It is a philosophical method for finding the true meaning and values of things and persons through such empathy; hence the importance of St. Edith's doctoral dissertation, The Problem of Empathy. Allow me to indicate what this "empathic knowledge" is, and what it did for her spiritual life, as well as in her professional works of education and research/writing.
Phenomenology studies the pre-dispositions of human nature, the "self-evident principles and truths " of common human experience, such as our human desires for knowledge, goodness, and beautiful action and interaction, of the way we come to the sacred and the noble in our lives; it studies especially our human freedom of conscience and the wonder, the awe, the ineffable mystery with which all investigation begins. These predispositions include:
1) the vision of our world, our "world-view, as St. Edith calls it in German; (Weltanschauung).

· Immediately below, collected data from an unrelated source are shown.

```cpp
int be_wino_tile_rows(void);
size_t be_wino_packed_floats(int cout, int cin);
int be_wino_pack_f32(const float* w_oihw, const float* bias, const float* bn_gamma, const float* bn_beta, const float* bn_mean,
                     const float* bn_var, float bn_eps, int cout, int cin, float* packed_w, float* packed_bias, void* stream);
size_t be_wino_workspace_floats(int64_t n, int cin, int cout);
int be_wino_conv3x3_6x6_f32(const float* x, const float* packed_w, const float* packed_bias, const float* residual, float* y,
                            int64_t n, int cin, int cout, int act, float* workspace, size_t workspace_floats, void* stream);

size_t be_wino_pair_workspace_floats(int64_t n, int cin, int cmid, int cout);
int be_wino_conv3x3_pair_6x6_f32(const float* x, const float* packed_w1, const float* packed_bias1, int act1,
                                 const float* packed_w2, const float* packed_bias2, const float* residual, int act2, float* y,
                                 int64_t n, int cin, int cmid, int cout, float* workspace, size_t workspace_floats, void* stream);

size_t be_gemm_rows_bf6_packed_floats(int cout, int cin);
int be_gemm_rows_bf6_pack_f32(const float* packed_w, int cout, int cin, float* planes, void* stream);
int be_gemm_rows_bf6_f32(const float* x, int64_t m, int k, const float* planes, int n, const float* bias, const float* residual,
                         int act, float* y, int ldy, void* stream);

size_t be_conv3x3_pm_bf6_packed_floats(int cout, int cin, int cin2);
int be_conv3x3_pm_bf6_pack_f32(const float* packed_w, int cout, int cin, int cin2, float* planes, void* stream);
int be_conv3x3_pm_bf6_f32(const be_conv_desc* desc_host, const float* x, const float* x2, int cin2, const float* planes,
                          const float* packed_bias, float* y, int ldy, void* stream);

int be_maxpool_nhwc_f32(const float* x, float* y, int n, int h, int w, int c, int k, int stride, int pad,
                        void* stream);
int be_maxpool_nhwc_ld_f32(const float* x, int ldx, float* y, int n, int h, int w, int c, int k, int stride, int pad,
                           void* stream);
int be_nchw3_to_nhwc4_f32(const float* x, float* y, int64_t n, int hw, void* stream);
int be_nchw3_to_nhwc4p_f32(const float* x, float* y, int64_t n, int h, int w, int wrow, void* stream);
int be_view_to_nhwc4p_f32(const be_patch_view* view_host, int64_t patches_per_image, int64_t first, float* y, int64_t n,
                          int wrow, void* stream);
int be_conv7x7_nhwc4p_f32(const be_conv_desc* d, const float* x, int wrow, const float* packed_w, const float* packed_bias,
                          float* y, int ldy, void* stream);
int be_conv7x7_pool_nhwc4p_f32(const float* x4p, int64_t n, const float* packed_w, const float* packed_bias, float* y, void* stream);
int be_view_to_nhwc4_f32(const be_patch_view* view_host, int64_t patches_per_image, int64_t first, float* y,
                         int64_t n, void* stream);

size_t be_train_scratch_bytes(void);
int be_bn_train_fwd_f32(const float* y, const float* gamma, const float* beta, const float* res, float eps,
                        float momentum, float* run_mean, float* run_var, float* mean, float* invstd, float* s_in,
                        float* out, int M, int C, int act, void* scratch, size_t scratch_bytes, void* stream);
int be_bn_train_bwd_f32(const float* dout, const float* s_in, const float* y, const float* mean, const float* invstd,
                        const float* gamma, float* ds, float* dy, float* dgamma, float* dbeta, int M, int C,
                        void* scratch, size_t scratch_bytes, void* stream);
int be_col_sum_f32(const float* a, float* out, int M, int C, void* scratch, size_t scratch_bytes, void* stream);
int be_maxpool_nhwc_bwd_f32(const float* x, const float* dout, float* dx, int n, int h, int w, int c, int k, int stride,
                            int pad, void* stream);
int be_conv_wgrad_f32(const float* x, const float* dy, float* dw, int n, int h, int w, int cin, int cout, int ksize,
                      int layout_chw_hw, void* scratch, size_t scratch_bytes, void* stream);
size_t be_conv_dgrad_packed_floats(int cout, int cin, int ksize);
int be_conv_pack_dgrad_f32(const float* weight_oihw, int cout, int cin, int ksize, int layout_chw_hw, float* packed_w,
                           float* packed_bias, void* stream);
int be_linear_small_bwd_f32(const float* x, const float* w, const float* dy, float* dx, float* dw, float* db, int M,
                            int K, int J, void* stream);

int be_train_unit_fwd_f32(const be_conv_desc* desc_host, const float* x, const float* packed_w, const float* packed_bias,
                          const float* gamma, const float* beta, const float* res, float eps, float momentum, float* run_mean,
                          float* run_var, float* y, float* mean, float* invstd, float* s_in, float* out, int act,
                          void* scratch, size_t scratch_bytes, void* stream);
int be_train_unit_bwd_f32(const be_conv_desc* desc_host, const float* x, const float* dout, const float* s_in, const float* y,
                          const float* mean, const float* invstd, const float* gamma, const float* dgrad_packed_w,
                          const float* dgrad_packed_bias, const float* dx_add, int layout_chw_hw, float* ds, float* dy,
                          float* dgamma, float* dbeta, float* dw, float* db, float* dx, void* scratch, size_t scratch_bytes,
                          void* stream);
typedef struct be_train_unit_fwd {
    be_conv_desc desc;
    const float *x, *packed_w, *packed_bias, *gamma, *beta, *res;
    float *run_mean, *run_var, *y, *mean, *invstd, *s_in, *out;
    int act;
} be_train_unit_fwd;
typedef struct be_train_unit_bwd {
    be_conv_desc desc;
    const float *x, *dout, *s_in, *y, *mean, *invstd, *gamma, *dgrad_packed_w, *dgrad_packed_bias, *dx_add;
    int layout_chw_hw;
    float *ds, *dy, *dgamma, *dbeta, *dw, *db, *dx;
} be_train_unit_bwd;
int be_train_unit_pair_fwd_f32(const be_train_unit_fwd* a, const be_train_unit_fwd* b, float eps, float momentum,
                               void* scratch, size_t scratch_bytes, void* stream);
int be_train_unit_pair_bwd_f32(const be_train_unit_bwd* a, const be_train_unit_bwd* b, void* scratch, size_t scratch_bytes,
                               void* stream);
int be_train_sk_plan_debug(int n, int h, int w, int cin, int cout, int ksize, int workgroups, double w_share, int* seg, int cap);

int be_linear_param_grads_f32(const float* x, const float* dy, float* dw, float* db, int M, int cin, int cout, void* scratch,
                              size_t scratch_bytes, void* stream);
int be_linear_small_fwd_f32(const float* x, const float* w, const float* b, float* y, int M, int K, int J, void* stream);
int be_maxpool_nhwc_fwd_idx_f32(const float* x, float* y, unsigned char* idx, int n, int h, int w, int c, int k, int stride,
                                int pad, void* stream);
// ... 91 lines not shown
```

Measured before the change: 431,800 patch-pairs/s.

## Add split-bf16 MFMA conv1 7x7 + Smish + max-pool kernel with LDS pre-split image

Adds a new fused conv1+Smish+maxpool kernel that runs the 7x7 convolution on MFMA 32x32x16 bf16 instructions using three-way split-bf16 (six MFMAs per product) to approximate fp32 accuracy. The input image is split into hi/mid/lo bf16 planes once in LDS, the next image is prefetched into registers while the current one computes, and pooling uses LDS atomic fmax. It becomes the default path whenever the Winograd path is enabled, also for batches below 512, replacing the fp32 FMA conv1_pool kernel. This trades scalar fp32 FMA throughput for matrix-core throughput at the cost of six times as many products and slightly different rounding.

2) a purified consciousness, which is able to be receptive to real goods and truths, from whatever science they derive;
3) our experience of spiritual realities, especially those of persons, such as active and passive virtues, values, judgments and evaluations of conscience, -- in short, the whole universe of philosophy and spirituality. These are "those spiritual gifts" of which St. Paul spoke in the quote above.
2. Our world-vision, or understanding of the world in which we live. -- This refers to what we call "our cultural milieu," our context or thought-world. It also gave Edith Stein a solid criterion on which to judge the history of philosophy and of the world she lived in. The Nazis made their life-world the Third Reich, "a New Order" -- with no room for Jews, convinced Christians, or even dissenting female philosophy professors. The socialists made their life-world the economic situation of society -- picturing a working-class proletariat always in a class-war against the bourgeoisie. The academia of the Prussian Universities made their life-world a German empire of theory and Kantian duty -- into which no woman could enter, and the people who did the manual work of society were simply nobodies. Freudian psychologists made psychology their life-world, proceeding to interpret everything, including their patients, in terms of their life-world, a certain theory of sexuality.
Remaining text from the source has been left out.